Work instructions: Print the lines that run from the line with "else MB = M;" to the line with "dist_symbol0(d, ds, db);", keeping both end lines, exactly as they appear in the entries below, and nothing else.

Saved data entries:
__device__ __forceinline__ uint32_t fin_len(uint32_t m) { return ((m >> 4) & 255u) + 3u; }
__device__ __forceinline__ uint32_t fin_dist(uint32_t m) { return ((m >> 12) & 0x7fffu) + 1u; }
template <bool ONEM>
__device__ __forceinline__ void span_classify(const Smem &sm, uint32_t A, uint32_t B, uint32_t q0, uint32_t cover, uint32_t &F, uint32_t &MA,
                                              uint32_t &MB) {
    const uint32_t lit = (A >> 26) | ((B >> 26) << 6);
    const uint32_t crel = cover > q0 ? cover - q0 : 0u;
    const uint32_t cr8 = crel < 8 ? crel : 8u;
    uint32_t ex = 0;
    MA = MB = 0;
#pragma unroll
    for (int r = 0; r < (ONEM ? 1 : 2); r++) {
        const uint32_t R = r == 0 ? A : B;
        const uint32_t j = R & 7u, end = j + rec_len(R);
        const uint32_t s = j > crel ? j : crel;
        const uint32_t Lf = (end > s ? end : s) - s;
        const uint32_t P = (s < 8u ? s : 8u) & 7u;
        const uint32_t M = Lf >= 3 ? (((Lf << 4) + (0x80000000u - (3u << 4))) | P | ((R << 1) & (0x7fffu << 12))) : 0u;
        if (r == 0) MA = M;
        else MB = M;
        ex = Lf - 1u < 2u ? Lf : ex;
    }
    F = ((lit >> cr8) << cr8) | (ex << 8);
    if (ex) {
        const uint32_t p = DF_OFF_IN + q0 + crel;
        F |= sm.ld8(p) << 16;
        if (ex == 2) F |= sm.ld8(p + 1) << 24;
    }
}

__device__ __forceinline__ uint32_t match_symbols(const Smem &sm, uint32_t M) {
    uint32_t ds, db;
    const uint32_t lsv = sm.ld16(DF_OFF_LSYM + ((M >> 3) & 0x1feu));
    const uint32_t d = fin_dist(M) - 1;
    dist_symbol0(d, ds, db);
    sm.red_add32(DF_OFF_HIST + (257u + (lsv & 31u)) * 4, 1u);
    sm.red_add32(DF_OFF_HIST + (288u + ds) * 4, 1u);
    return 0x80000000u | ((M & 7u) << 28) | ((d & ((1u << db) - 1u)) << 15) | (ds << 10) | lsv;
}
__device__ __forceinline__ uint32_t match_bits(const Smem &sm, uint32_t M) {
    const uint32_t n = sm.ld8(DF_OFF_BITS + 257u + (M & 31u)) + sm.ld8(DF_OFF_BITS + 288u + ((M >> 10) & 31u));
    return M ? n : 0u;
}
__device__ __forceinline__ void put_match_bits(const Smem &sm, uint32_t pos, uint32_t M) {
    const uint32_t cwl = sm.ld32(DF_OFF_CODE + (257u + (M & 31u)) * 4);
    const uint32_t cwd = sm.ld32(DF_OFF_CODE + (288u + ((M >> 10) & 31u)) * 4);
    const uint32_t cl = (cwl >> 16) & 15u, cd = (cwd >> 16) & 15u;
    const uint32_t v1 = (cwl & 0x7fffu) | (((M >> 5) & 31u) << cl);
    const uint32_t n1 = cl + ((cwl >> 20) & 15u);
    const uint32_t v2 = (cwd & 0x7fffu) | (((M >> 15) & 0x1fffu) << cd);
    const uint64_t V = (uint64_t)v1 | ((uint64_t)v2 << n1);
    const uint32_t lo = (uint32_t)V, hi = (uint32_t)(V >> 32);
    const uint32_t wa = stage_word(DF_OFF_STAGE, pos, opaque4());
    const uint32_t w0 = __funnelshift_l(0u, lo, pos), w1 = __funnelshift_l(lo, hi, pos), w2 = __funnelshift_l(hi, 0u, pos);
    sm.red_or32(wa, w0);
    sm.red_or32(wa + 4, w1);
    if (w2) sm.red_or32(wa + 8, w2);
}

__device__ __forceinline__ uint32_t nth_parked(const uint32_t (&bm)[DF_NBATCH], uint32_t k, uint32_t warp) {
    uint32_t r = k, word = 0, bsel = 0;
    bool found = false;
#pragma unroll
    for (int b = 0; b < DF_NBATCH; b++) {
        const uint32_t c = (uint32_t)__popc(bm[b]);
        const bool here = !found && r < c;
        word = here ? bm[b] : word;
        bsel = here ? (uint32_t)b : bsel;
        found = found || here;
        r -= found ? 0u : c;
    }
    uint32_t base = 0;
#pragma unroll
    for (int st = 16; st; st >>= 1) {
        const uint32_t c = (uint32_t)__popc((word >> base) & ((1u << st) - 1u));
        const bool up = r >= c;
        r -= up ? c : 0u;
        base += up ? (uint32_t)st : 0u;
    }
    return found ? bsel * (uint32_t)DF_THREADS + warp * 32u + base : 0xffffffffu;
}

struct SpanBits {
    uint32_t v[4], E0, E1, offs, xv, MA, size;
};
template <bool ONEM>
__device__ __forceinline__ SpanBits span_bits(const Smem &sm, uint32_t sidx, uint32_t F, uint32_t MA, uint32_t MB, uint32_t code_base, uint32_t zero_ent,
                                              uint32_t k4) {
    SpanBits s;
    const uint2 x = sm.ld64(DF_OFF_IN + sidx * DF_SPAN);
    uint32_t xn = 0;
    s.xv = 0;
    const uint32_t ex = (F >> 8) & 3u;
    if (ex) {
        const uint32_t c0 = sm.ld32(DF_OFF_CODE + ((F >> 16) & 0xffu) * 4);
        s.xv = c0 & 0x7fffu;
        xn = (c0 >> 16) & 15u;
        if (ex == 2) {
            const uint32_t c1 = sm.ld32(DF_OFF_CODE + (F >> 24) * 4);
            s.xv |= (c1 & 0x7fffu) << xn;
            xn += (c1 >> 16) & 15u;
        }
    }
    uint32_t cw[8];
#pragma unroll
    for (int j = 0; j < 8; j++) {
        const uint32_t by = MZ_BYTE(j < 4 ? x.x : x.y, j & 3);
        cw[j] = sm.ld32_a(((F >> j) & 1u) ? by * k4 + code_base : zero_ent);
    }
    const uint32_t nA = match_bits(sm, MA), nB = ONEM ? 0u : match_bits(sm, MB);
    const uint32_t sA = MA ? ((MA >> 28) & 7u) * 8u : 64u, sB = MB ? ((MB >> 28) & 7u) * 8u : 64u;
    const uint32_t L0 = __byte_perm(__byte_perm(cw[0], cw[1], 0x0062u), __byte_perm(cw[2], cw[3], 0x0062u), 0x5410u) + shl_clamp(nA, sA) + shl_clamp(nB, sB);
    const uint32_t L1 = __byte_perm(__byte_perm(cw[4], cw[5], 0x0062u), __byte_perm(cw[6], cw[7], 0x0062u), 0x5410u) + shl_clamp(nA, sA - 32u) + shl_clamp(nB, sB - 32u);
    const uint32_t P0 = L0 * 0x01010101u;
    const uint32_t P1 = L1 * 0x01010101u + (P0 >> 24) * 0x01010101u;
    s.E0 = P0 << 8;
    s.E1 = __funnelshift_l(P0, P1, 8);
#pragma unroll
    for (int jj = 0; jj < 4; jj++) {
        const uint32_t c0 = cw[2 * jj], c1 = cw[2 * jj + 1];
        s.v[jj] = (c0 & 0xffffu) | ((c1 & 0xffffu) << (c0 >> 16));
    }
    s.offs = xn + (((shr_clamp(s.E0, sA) & 0xffu) + (shr_clamp(s.E1, sA - 32u) & 0xffu)) << 8) +
             (((shr_clamp(s.E0, sB) & 0xffu) + (shr_clamp(s.E1, sB - 32u) & 0xffu)) << 16);
    s.MA = MA;
    s.size = xn + (P1 >> 24);
    return s;
}
template <bool ONEM>
__device__ __forceinline__ void span_emit(const Smem &sm, const SpanBits &s, uint32_t pos, uint32_t sidx, uint32_t stage_base, uint32_t k4) {
    const uint32_t xn = s.offs & 0xffu;
    if (xn) stage_or(sm, pos, s.xv, xn);
    pos += xn;
#pragma unroll
    for (int jj = 0; jj < 4; jj++) {
        const uint32_t pp = pos + MZ_BYTE(jj < 2 ? s.E0 : s.E1, 2 * (jj & 1));
        const uint32_t wa = stage_word(stage_base, pp, k4);
        sm.red_or32_a(wa, __funnelshift_l(0u, s.v[jj], pp));
        sm.red_or32_a(wa + 4, __funnelshift_l(s.v[jj], 0u, pp));
    }
    if (s.MA) put_match_bits(sm, pos + ((s.offs >> 8) & 0xffu), s.MA);
    if (!ONEM) sm.st32(DF_OFF_REC + sidx * 8, pos + (s.offs >> 16));
}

Solution to the problem:
        else MB = M;
        ex = Lf - 1u < 2u ? Lf : ex;
    }
    F = ((lit >> cr8) << cr8) | (ex << 8);
    if (ex) {
        const uint32_t p = DF_OFF_IN + q0 + crel;
        F |= sm.ld8(p) << 16;
        if (ex == 2) F |= sm.ld8(p + 1) << 24;
    }
}

__device__ __forceinline__ uint32_t match_symbols(const Smem &sm, uint32_t M) {
    uint32_t ds, db;
    const uint32_t lsv = sm.ld16(DF_OFF_LSYM + ((M >> 3) & 0x1feu));
    const uint32_t d = fin_dist(M) - 1;
    dist_symbol0(d, ds, db);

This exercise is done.